Hatch was persuaded to support the bill by the many victims of Parkinson's, Alzheimer's and other nervous disorders who are counting on research using cloned human embryo cells to produce a medical breakthrough that could save their lives. He said he believes "a critical part of being pro-life is to support measures that help the living."

This is consistent with his decision last year to support federal funding for stem cell research using embryos created and frozen in fertility clinics. At that time, he argued the embryos would not qualify as human life unless implanted inside a woman's womb.

Leaders of the antiabortion lobby are furious about Hatch's stance. The tone of their response has been unusually harsh. The Concerned Women for America issued a press release with this headline: "Senator Hatch Kisses Pro-Life Views Goodbye."

"Does the senator not understand that a lifetime of good choices can be obliterated by one bad one?" the group's president, Sandy Rios, demanded.

"His decision to proudly champion the sacrifice of young human lives for the flimsy promise of cure of disease for more mature human life, life more like him, more like us and more like the aging senators he joins, will disqualify the record he has tried to establish on the sanctity of human life."

Hatch's decision is important because he is likely to influence other fence-sitting senators, such as Strom Thurmond, R-S.C.; John McCain, R-Ariz.; and John Breaux, D-La.

We are not used to seeing politicians do what Hatch is doing on this issue. Seldom do they rely on their consciences to contradict the judgment of their ideological soulmates. In today's political climate, such independence is as close as anyone ever comes to showing genuine courage.

Hatch's argument seems logical enough.

He weighs real human lives against theoretical lives and opts for a sure thing. Even in the event that a cloned embryo might become a real person, he asks, why would it be more deserving of life than a person with Parkinson's?
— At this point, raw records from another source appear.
## Reuse conv1 halo rows across vertically adjacent tiles in fused block strips

Each CTA now walks a vertical strip of tiles. For every tile after the first, it carries the bottom two halo rows of the mid (conv1) output into the top of the buffer and recomputes conv1 only for the new rows, using smaller wgmma N sizes (96/112/56/32 instead of 128/192). This cuts redundant conv1 halo recomputation. The cost is more complex control flow, extra smem loads and stores for the carried rows, and coarser work units that can leave SMs load-imbalanced (the strip picker tries to avoid this).

```diff
diff --git a/romp_b200/csrc/conv_block_tc.cu b/romp_b200/csrc/conv_block_tc.cu
--- a/romp_b200/csrc/conv_block_tc.cu
+++ b/romp_b200/csrc/conv_block_tc.cu
@@ -16,15 +16,25 @@
   static constexpr int kWBytes = FOLD ? 3 * (kTapBytes + 2 * kHalfTapBytes) : 9 * kTapBytes;
   static constexpr int kTW = FOLD ? 16 : 8;
   static constexpr int kHaloW = kTW + 4;
-  static constexpr int kN1 = FOLD ? 192 : 128;
+  static constexpr int kCarry = 2 * kHaloW;
+  static constexpr int kN1F = FOLD ? 128 : 112, kN1FB = FOLD ? 56 : 0;
+  static constexpr int kN1C = FOLD ? 128 : 96, kN1CB = FOLD ? 32 : 0;
   static constexpr int kN2 = 8 * kTW;
   static constexpr int kG2 = kN2 / 8;
-  static constexpr int kMidRows = 2 * kN1;
+  static constexpr int kMidRows = 2 * (kN1F + kN1FB);
+  static constexpr int kAcc1 = (kN1F + kN1FB) / 2;
+  static constexpr int kCarryChunks = kCarry * kRowB / 16;
   static constexpr int kStagePayload = kHaloH * kHaloW * kRowB;
   static constexpr int kStageBytes = ((kMidRows + 2 * kHaloW + 2) * kRowB + 1023) / 1024 * 1024;
   static constexpr int kMidBytes = kMidRows * kRowB;
   static constexpr int kSmemBytes = 2 * kWBytes + kStageBytes + kMidBytes + 1024  + 1024 ;
-  static_assert(17 * kHaloW + kTW + 1 < kMidRows, "conv1 blocks do not cover the mid pixels conv2 reads");
+  static_assert(17 * kHaloW + kTW + 1 < kMidRows, "conv1 of a strip's first tile does not cover the mid pixels conv2 reads");
+  static_assert(17 * kHaloW + kTW + 1 < kCarry + 2 * (kN1C + kN1CB), "conv1 of a continuing tile does not cover the mid pixels conv2 reads");
+  static_assert(kCarry + 2 * (kN1C + kN1CB) <= kMidRows, "conv1 of a continuing tile writes past the mid buffer");
+  static_assert(kN1C + kN1CB <= kN1F + kN1FB, "conv1 accumulators sized for the first tile");
+  static_assert(kCarry % 8 == 0 && (16 * kHaloW) % 8 == 0 && kN1F % 8 == 0 && kN1C % 8 == 0 && kN1FB % 8 == 0 && kN1CB % 8 == 0,
+                "conv1 ranges and the carried rows must start on 8-row swizzle phases");
+  static_assert(kStagePayload <= kStageBytes, "the halo does not fit the stage");
   static_assert(kHaloH * kHaloW - 2 * kHaloW - 2 > 17 * kHaloW + kTW + 1, "an unwritten stage row feeds a mid row conv2 reads");
   static_assert(kSmemBytes <= 227 * 1024, "fused block does not fit shared memory");
   static_assert(kWBytes % kTapBytes == 0, "weights are copied in tap-sized pieces");
@@ -59,14 +69,36 @@
                "r"(r[3])
                : "memory");
 }
+__device__ __forceinline__ void stmatrix_x2_trans(uint32_t addr, uint32_t r0, uint32_t r1) {
+  asm volatile("stmatrix.sync.aligned.m8n8.x2.trans.shared.b16 [%0], {%1, %2};" ::"r"(addr), "r"(r0), "r"(r1) : "memory");
+}
 __device__ __forceinline__ void st_shared_zero16(uint32_t addr) {
   asm volatile("st.shared.v4.b32 [%0], {%1, %1, %1, %1};" ::"r"(addr), "r"(0) : "memory");
 }
+__device__ __forceinline__ uint4 ld_shared16(uint32_t addr) {
+  uint4 v;
+  asm volatile("ld.shared.v4.b32 {%0, %1, %2, %3}, [%4];" : "=r"(v.x), "=r"(v.y), "=r"(v.z), "=r"(v.w) : "r"(addr) : "memory");
+  return v;
+}
+__device__ __forceinline__ void st_shared16(uint32_t addr, uint4 v) {
+  asm volatile("st.shared.v4.b32 [%0], {%1, %2, %3, %4};" ::"r"(addr), "r"(v.x), "r"(v.y), "r"(v.z), "r"(v.w) : "memory");
+}
 template <int N>
 __device__ __forceinline__ void wgmma_bf16(float (&d)[N / 2], uint64_t a, uint64_t b, uint32_t scale_d) {
-  if constexpr (N == 192) wgmma_n192_bf16(d, a, b, scale_d);
-  else if constexpr (N == 128) wgmma_n128_bf16(d, a, b, scale_d);
-  else wgmma_n64(d, a, b, scale_d, false);
+  if constexpr (N == 128) wgmma_n128_bf16(d, a, b, scale_d);
+  else if constexpr (N == 112) wgmma_n112_bf16(d, a, b, scale_d);
+  else if constexpr (N == 96) wgmma_n96_bf16(d, a, b, scale_d);
+  else if constexpr (N == 64) wgmma_n64(d, a, b, scale_d, false);
+  else if constexpr (N == 56) wgmma_n56_bf16(d, a, b, scale_d);
+  else {
+    static_assert(N == 32, "no wgmma wrapper for this N");
+    wgmma_n32(d, a, b, scale_d, false);
+  }
+}
+template <int N, int OFF, int M>
+__device__ __forceinline__ float (&acc_slice(float (&acc)[M]))[N / 2] {
+  static_assert(OFF + N / 2 <= M, "accumulator array too small");
+  return *reinterpret_cast<float(*)[N / 2]>(&acc[OFF]);
 }
 template <typename T>
 __device__ __forceinline__ T opaque(T v) {
@@ -88,29 +120,43 @@
 __device__ __forceinline__ int c2_ox0(int g) { return FOLD ? 8 * g : 0; }
 struct BlkTile {
   int n, y0, x0;
-  __device__ BlkTile(int tile, int tiles_x, int per_frame, int tw) {
-    n = tile / per_frame;
-    const int rem = tile % per_frame;
-    y0 = (rem / tiles_x) * 16;
+  __device__ BlkTile(int seg, int k, int tiles_x, int segs_y, int strip, int tw) {
+    n = seg / (tiles_x * segs_y);
+    const int rem = seg % (tiles_x * segs_y);
+    y0 = ((rem / tiles_x) * strip + k) * 16;
     x0 = (rem % tiles_x) * tw;
   }
 };
 
-template <bool FOLD>
-__device__ __forceinline__ void conv1_issue(float (&acc)[BlkCfg<FOLD>::kN1 / 2], uint32_t a_base, uint32_t w1_base, int row0) {
-  constexpr int kHaloW = BlkCfg<FOLD>::kHaloW, kN1 = BlkCfg<FOLD>::kN1;
-#pragma unroll
-  for (int j = 0; j < kN1 / 2; ++j) acc[j] = 0.f;
+template <bool FOLD, int N, int NB, int M>
+__device__ __forceinline__ void conv1_issue(float (&acc)[M], uint32_t a_base, uint32_t w1_base, int row0, int row0b) {
+  constexpr int kHaloW = BlkCfg<FOLD>::kHaloW;
+#pragma unroll
+  for (int j = 0; j < (N + NB) / 2; ++j) acc[j] = 0.f;
+  wgmma_fence();
   uint32_t scale_d = 0;
-  wgmma_fence();
 #pragma unroll
   for (int tap = 0; tap < 9; ++tap) {
     const uint32_t b_tap = a_base + (uint32_t)((row0 + (tap / 3) * kHaloW + tap % 3) * kRowB);
 #pragma unroll
     for (int k = 0; k < 4; ++k) {
       if (blk_skip<FOLD>(tap, k)) continue;
-      wgmma_bf16<kN1>(acc, w_desc<FOLD>(w1_base, tap, k), make_smem_desc(b_tap + k * 32, 8 * kRowB, kSw128), scale_d);
+      wgmma_bf16<N>(acc_slice<N, 0>(acc), w_desc<FOLD>(w1_base, tap, k), make_smem_desc(b_tap + k * 32, 8 * kRowB, kSw128), scale_d);
       scale_d = 1;
+    }
+  }
+  if constexpr (NB > 0) {
+    scale_d = 0;
+#pragma unroll
+    for (int tap = 0; tap < 9; ++tap) {
+      const uint32_t b_tap = a_base + (uint32_t)((row0b + (tap / 3) * kHaloW + tap % 3) * kRowB);
+#pragma unroll
+      for (int k = 0; k < 4; ++k) {
+        if (blk_skip<FOLD>(tap, k)) continue;
+        wgmma_bf16<NB>(acc_slice<NB, N / 2>(acc), w_desc<FOLD>(w1_base, tap, k), make_smem_desc(b_tap + k * 32, 8 * kRowB, kSw128),
+                       scale_d);
+        scale_d = 1;
+      }
     }
   }
   wgmma_commit();
@@ -129,22 +175,24 @@
   }
 }
 
-template <bool FOLD>
-__device__ __forceinline__ void mid_epilogue(const float (&acc)[BlkCfg<FOLD>::kN1 / 2], uint32_t mid_base, const float* b1p, const ConvParams& p,
+template <bool FOLD, int N>
+__device__ __forceinline__ void mid_epilogue(const float (&acc)[N / 2], uint32_t mid_base, const float* b1p, const ConvParams& p,
                                              const BlkTile& tl, const BlkThread& th, int row0) {
-  constexpr int kHaloW = BlkCfg<FOLD>::kHaloW, kTW = BlkCfg<FOLD>::kTW, kN1 = BlkCfg<FOLD>::kN1;
+  constexpr int kHaloW = BlkCfg<FOLD>::kHaloW, kTW = BlkCfg<FOLD>::kTW;
   const float bias[2] = {__ldg(b1p + 16 * th.w + (th.l >> 2)), __ldg(b1p + 16 * th.w + (th.l >> 2) + 8)};
   const int q = th.l >> 3;
 #pragma unroll
-  for (int j0 = 0; j0 < kN1 / 8; j0 += 2) {
+  for (int j0 = 0; j0 < N / 8; j0 += 2) {
     uint32_t r[4];
 #pragma unroll
     for (int i = 0; i < 4; ++i) {
       const int j = j0 + (i >> 1), e = i & 1;
-      r[i] = pack_bf16x2(fmaxf(acc[4 * j + 2 * e] + bias[e], 0.f), fmaxf(acc[4 * j + 2 * e + 1] + bias[e], 0.f));
+      r[i] = j < N / 8 ? pack_bf16x2(fmaxf(acc[4 * j + 2 * e] + bias[e], 0.f), fmaxf(acc[4 * j + 2 * e + 1] + bias[e], 0.f)) : 0u;
     }
     const int m = row0 + 8 * (j0 + (q >> 1)) + (th.l & 7);
-    stmatrix_x4_trans(mid_base + m * kRowB + (((2 * th.w + (q & 1)) ^ (m & 7)) << 4), r);
+    const uint32_t addr = mid_base + m * kRowB + (((2 * th.w + (q & 1)) ^ (m & 7)) << 4);
+    if (j0 + 1 < N / 8) stmatrix_x4_trans(addr, r);
+    else stmatrix_x2_trans(addr, r[0], r[1]);
   }
   if (tl.y0 > 0 && tl.x0 > 0 && tl.y0 + 16 < p.Hout && tl.x0 + kTW < p.Wout) return;
   __syncwarp();
@@ -155,7 +203,7 @@
     const int my = k < 2 * kRingRow ? (k < kRingRow ? 0 : 17) : (k - 2 * kRingRow) % 18;
     const int mx = k < 2 * kRingRow ? k % kRingRow : (k - 2 * kRingRow < 18 ? 0 : kTW + 1);
     const int m = my * kHaloW + mx;
-    if (m >= row0 && m < row0 + kN1 && ((unsigned)(tl.y0 - 1 + my) >= (unsigned)p.Hout || (unsigned)(tl.x0 - 1 + mx) >= (unsigned)p.Wout))
+    if (m >= row0 && m < row0 + N && ((unsigned)(tl.y0 - 1 + my) >= (unsigned)p.Hout || (unsigned)(tl.x0 - 1 + mx) >= (unsigned)p.Wout))
       st_shared_zero16(mid_base + m * kRowB + (((2 * th.w + (i & 1)) ^ (m & 7)) << 4));
   }
 }
@@ -215,7 +263,7 @@
 template <bool FOLD>
 __global__ void __launch_bounds__(kBlkThreads, 1)
 conv_block_tc_kernel(const __grid_constant__ CUtensorMap tmap, const ConvParams p, const uint8_t* __restrict__ w1pack,
-                     const uint8_t* __restrict__ w2pack, const float* __restrict__ bias1, int tiles_x, int tiles_y, int num_tiles) {
+                     const uint8_t* __restrict__ w2pack, const float* __restrict__ bias1, int tiles_x, int segs_y, int strip, int num_segs) {
   using Cfg = BlkCfg<FOLD>;
   constexpr int kWBytes = Cfg::kWBytes, kStageBytes = Cfg::kStageBytes;
   extern __shared__ uint8_t smem_raw[];
@@ -237,7 +285,6 @@
   }
   __syncthreads();
   pdl_trigger();
-  const int per_frame = tiles_x * tiles_y;
 
   if (warp == 0) {
     if (elect_one()) {
@@ -249,11 +296,13 @@
       pdl_wait();
       const uint64_t pol = l2_policy_stream();
       uint32_t phase = 0;
-      for (int tile = blockIdx.x; tile < num_tiles; tile += gridDim.x, phase ^= 1) {
-        const BlkTile tl(tile, tiles_x, per_frame, Cfg::kTW);
-        mbar_wait(empty, phase ^ 1);
-        mbar_arrive_expect_tx(full, Cfg::kStagePayload);
-        tma_load_4d(sA, &tmap, full, 0, tl.x0 - 2, tl.y0 - 2, tl.n, pol);
+      for (int seg = blockIdx.x; seg < num_segs; seg += gridDim.x) {
+        for (int k = 0; k < strip; ++k, phase ^= 1) {
+          const BlkTile tl(seg, k, tiles_x, segs_y, strip, Cfg::kTW);
+          mbar_wait(empty, phase ^ 1);
+          mbar_arrive_expect_tx(full, Cfg::kStagePayload);
+          tma_load_4d(sA, &tmap, full, 0, tl.x0 - 2, tl.y0 - 2, tl.n, pol);
+        }
       }
     }
   } else if (warp >= 4) {
@@ -261,28 +310,49 @@
     const BlkThread th{(warp >> 2) - 1, t >> 5, t & 31};
     pdl_wait();
     mbar_wait(w_full, 0);
-    float acc[Cfg::kN1 / 2], acc2[Cfg::kN2 / 2];
+    constexpr int kN1F = Cfg::kN1F, kN1FB = Cfg::kN1FB, kN1C = Cfg::kN1C, kN1CB = Cfg::kN1CB;
+    float acc[Cfg::kAcc1], acc2[Cfg::kN2 / 2];
     uint32_t rv[Cfg::kG2][2];
-    const int row0 = th.g * Cfg::kN1;
+    constexpr int kCarryRegs = (Cfg::kCarryChunks + 255) / 256;
+    uint4 carry[kCarryRegs];
+    const int ct = 128 * th.g + t;
     uint32_t phase = 0;
-    for (int tile = blockIdx.x; tile < num_tiles; tile += gridDim.x, phase ^= 1) {
-      const uint32_t w1_base = opaque(smem_u32(sW1)), w2_base = opaque(smem_u32(sW2)), a_base = opaque(smem_u32(sA)),
-                     mid_base = opaque(smem_u32(sMid));
-      const float* b1p = opaque(bias1);
-      const float* b2p = opaque(p.bias);
-      const BlkTile tl(tile, tiles_x, per_frame, Cfg::kTW);
-      mbar_wait(full, phase);
-      conv1_issue<FOLD>(acc, a_base, w1_base, row0);
-      load_residual<FOLD>(rv, a_base, th);
-      wgmma_wait<0>();
-      mbar_arrive(empty);
-      consumers_bar_sync();
-      mid_epilogue<FOLD>(acc, mid_base, b1p, p, tl, th, row0);
-      fence_proxy_async();
-      consumers_bar_sync();
-      conv2_issue<FOLD>(acc2, mid_base, w2_base, th.g);
-      wgmma_wait<0>();
-      out_epilogue<FOLD>(acc2, rv, b2p, p, tl, th);
+    for (int seg = blockIdx.x; seg < num_segs; seg += gridDim.x) {
+      for (int k = 0; k < strip; ++k, phase ^= 1) {
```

Unlike Hatch, the pro-life groups seem to be strangely hostile to some existing forms of human life. Rio's statement, for example, strongly suggests that the lives of aging senators are expendable -- or at least less valuable. Such sentiments seem to be inconsistent with the pro-life cause.
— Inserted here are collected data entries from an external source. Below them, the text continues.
+template <int NT, int NDW>
+__global__ __launch_bounds__(256, 2) void pw_dw_kernel(const PwDwArgs a) {
+    static_assert(NDW >= 1 && NDW <= NT, "the depth-wise convolution reads the first NDW row tiles");
+    constexpr int C = 32;
+    __shared__ uint4 s_A[2 * NT * 2 * 64];
+    __shared__ __attribute__((aligned(16))) float s_tap[NDW * 32 * 12];
+    __shared__ __attribute__((aligned(16))) float s_bias[NT * 32];
+    __shared__ __attribute__((aligned(16))) float s_ln[2 * 2 * 16];
+    const int lane = threadIdx.x & 63, px = lane & 31, kh = lane >> 5;
+    const int wv = __builtin_amdgcn_readfirstlane(threadIdx.x >> 6);
+    const long long blk = (long long)(blockIdx.x & 7) * (gridDim.x >> 3) + (blockIdx.x >> 3);
+    const bool live = blk * 4 + wv < a.nwalks;
+    const long long wk = live ? blk * 4 + wv : a.nwalks - 1;
+    const int strip = (int)(wk % a.nstrips);
+    const long long wb = wk / a.nstrips;
+    const int band = (int)(wb % a.nbands);
+    const long long b = wb / a.nbands;
+    const int H = a.H, W = a.W, HW = H * W;
+    const float* __restrict__ xb = a.x + b * C * HW;
+    float* __restrict__ yb = a.y + b * (NT * 32) * HW;
+
+    const int col = strip * kPwDwCols - 1 + px;
+    const bool colin = col >= 0 && col < W;
+    const bool st_ok = px >= 1 && px <= kPwDwCols && col < W;
+    const unsigned xoff = 4u * (8 * kh * HW + min(max(col, 0), W - 1));
+    const unsigned plane_bytes = 4u * HW, nrec = 32u * plane_bytes;
+    const unsigned lane_off = 4u * (4 * kh * HW + min(col, W - 1));
+    __amdgpu_buffer_rsrc_t rs[NT];
+#pragma unroll
+    for (int m = 0; m < NT; ++m) rs[m] = raw_rsrc(yb + (long long)m * 32 * HW, (int)nrec);
+
+    const int r0 = band * a.rows, r_end = min(H, r0 + a.rows);
+    auto load_row = [&](int rho, float (&nx)[16]) {
+        const unsigned ro = 4u * (min(max(rho, 0), H - 1) * W);
+#pragma unroll
+        for (int c = 0; c < 16; ++c) nx[c] = *dwpw_at(xb + (16 * (c >> 3) + (c & 7)) * HW, xoff + ro);
+    };
+    float nxa[16], nxb[16];
+    load_row(r0 - 1, nxa);
+    __builtin_amdgcn_sched_barrier(0);
+    load_row(r0, nxb);
+    __builtin_amdgcn_sched_barrier(0);
+
+    for (int i = threadIdx.x; i < NT * 32; i += 256) {
+        const int r = i & 15;
+        s_bias[i] = a.bias ? a.bias[32 * (i >> 5) + 4 * ((i >> 4) & 1) + (r & 3) + 8 * (r >> 2)] : 0.0f;
+    }
+    for (int i = threadIdx.x; i < NDW * 32 * 12; i += 256) {
+        const int c = i / 12, t = i - c * 12;
+        s_tap[i] = t < 9 ? a.dw_w[c * 9 + t] : (t == 9 && a.dw_b) ? a.dw_b[c] : 0.0f;
+    }
+    if (threadIdx.x < 64) {
+        const int h = threadIdx.x >> 5, e = threadIdx.x & 15, c = 16 * (e >> 3) + 8 * h + (e & 7);
+        s_ln[threadIdx.x] = (threadIdx.x & 16) ? a.ln_b[c] : a.ln_w[c];
+    }
+    for (int i = threadIdx.x; i < 2 * NT * 2 * 64; i += 256) s_A[i] = a.wfrag[i];
+    __syncthreads();
+    if (!live) return;
+
+    float p0[NDW * 16], p1[NDW * 16];
+#pragma unroll
+    for (int q = 0; q < NDW * 16; ++q) p0[q] = p1[q] = 0.0f;
+
+    auto step = [&](int rho, float (&nx)[16]) {
+        int lo = lane, ko = kh;
+        asm volatile("" : "+v"(lo), "+v"(ko));
+        Frag16 Bh[2], Bl[2];
+        {
+            float f[32];
+#pragma unroll
+            for (int c = 0; c < 16; ++c) {
+                const auto r = __builtin_amdgcn_permlane32_swap(__float_as_uint(nx[c]), __float_as_uint(nx[c]), false, false);
+                f[16 * (c >> 3) + (c & 7)] = __uint_as_float(r[0]);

Whenever lobbying groups engage in mission creep or embrace causes that are not logically consistent with their mission, they usually have one objective: money. I suspect the antiabortion people see cloning as a hot, new issue that they can use to attract new donors.

Unfortunately, this joining of two somewhat inconsistent causes tends to make difficult political issues like cloning harder to resolve. We might have fewer political stalemates in Washington if every politician did a little more independent thinking, as Hatch has done.